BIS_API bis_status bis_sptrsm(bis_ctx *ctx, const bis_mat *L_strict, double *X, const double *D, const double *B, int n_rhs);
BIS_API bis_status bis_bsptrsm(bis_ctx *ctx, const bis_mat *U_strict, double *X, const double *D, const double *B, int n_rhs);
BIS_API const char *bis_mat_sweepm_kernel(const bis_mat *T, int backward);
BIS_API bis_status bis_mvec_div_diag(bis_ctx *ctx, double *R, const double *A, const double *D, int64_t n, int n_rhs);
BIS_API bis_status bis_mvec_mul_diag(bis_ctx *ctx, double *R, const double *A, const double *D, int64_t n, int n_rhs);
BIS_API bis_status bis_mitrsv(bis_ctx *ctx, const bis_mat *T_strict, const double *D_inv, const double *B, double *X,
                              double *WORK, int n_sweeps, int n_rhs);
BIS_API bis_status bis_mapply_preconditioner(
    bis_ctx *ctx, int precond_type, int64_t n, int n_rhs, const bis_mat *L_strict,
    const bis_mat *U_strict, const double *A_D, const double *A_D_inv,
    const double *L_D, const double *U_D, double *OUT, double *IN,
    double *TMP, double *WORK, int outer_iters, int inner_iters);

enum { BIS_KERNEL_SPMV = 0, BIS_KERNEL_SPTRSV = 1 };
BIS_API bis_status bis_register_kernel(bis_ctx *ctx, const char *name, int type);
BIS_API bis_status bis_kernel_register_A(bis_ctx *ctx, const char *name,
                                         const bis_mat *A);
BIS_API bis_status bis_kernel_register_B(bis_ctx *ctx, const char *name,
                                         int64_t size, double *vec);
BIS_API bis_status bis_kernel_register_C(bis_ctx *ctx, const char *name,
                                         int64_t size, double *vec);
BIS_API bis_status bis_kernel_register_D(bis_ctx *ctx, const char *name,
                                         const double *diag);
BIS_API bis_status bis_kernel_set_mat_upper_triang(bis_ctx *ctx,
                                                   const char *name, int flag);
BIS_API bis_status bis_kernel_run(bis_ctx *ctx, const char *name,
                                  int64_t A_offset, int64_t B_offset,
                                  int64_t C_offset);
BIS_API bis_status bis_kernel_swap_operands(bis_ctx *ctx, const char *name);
----------------------------------------
=== Task instructions ===
Write out the data again, exactly and in full.

=== Finished exercise ===
BIS_API bis_status bis_sptrsm(bis_ctx *ctx, const bis_mat *L_strict, double *X, const double *D, const double *B, int n_rhs);
BIS_API bis_status bis_bsptrsm(bis_ctx *ctx, const bis_mat *U_strict, double *X, const double *D, const double *B, int n_rhs);
BIS_API const char *bis_mat_sweepm_kernel(const bis_mat *T, int backward);
BIS_API bis_status bis_mvec_div_diag(bis_ctx *ctx, double *R, const double *A, const double *D, int64_t n, int n_rhs);
BIS_API bis_status bis_mvec_mul_diag(bis_ctx *ctx, double *R, const double *A, const double *D, int64_t n, int n_rhs);
BIS_API bis_status bis_mitrsv(bis_ctx *ctx, const bis_mat *T_strict, const double *D_inv, const double *B, double *X,
                              double *WORK, int n_sweeps, int n_rhs);
BIS_API bis_status bis_mapply_preconditioner(
    bis_ctx *ctx, int precond_type, int64_t n, int n_rhs, const bis_mat *L_strict,
    const bis_mat *U_strict, const double *A_D, const double *A_D_inv,
    const double *L_D, const double *U_D, double *OUT, double *IN,
    double *TMP, double *WORK, int outer_iters, int inner_iters);

enum { BIS_KERNEL_SPMV = 0, BIS_KERNEL_SPTRSV = 1 };
BIS_API bis_status bis_register_kernel(bis_ctx *ctx, const char *name, int type);
BIS_API bis_status bis_kernel_register_A(bis_ctx *ctx, const char *name,
                                         const bis_mat *A);
BIS_API bis_status bis_kernel_register_B(bis_ctx *ctx, const char *name,
                                         int64_t size, double *vec);
BIS_API bis_status bis_kernel_register_C(bis_ctx *ctx, const char *name,
                                         int64_t size, double *vec);
BIS_API bis_status bis_kernel_register_D(bis_ctx *ctx, const char *name,
                                         const double *diag);
BIS_API bis_status bis_kernel_set_mat_upper_triang(bis_ctx *ctx,
                                                   const char *name, int flag);
BIS_API bis_status bis_kernel_run(bis_ctx *ctx, const char *name,
                                  int64_t A_offset, int64_t B_offset,
                                  int64_t C_offset);
BIS_API bis_status bis_kernel_swap_operands(bis_ctx *ctx, const char *name);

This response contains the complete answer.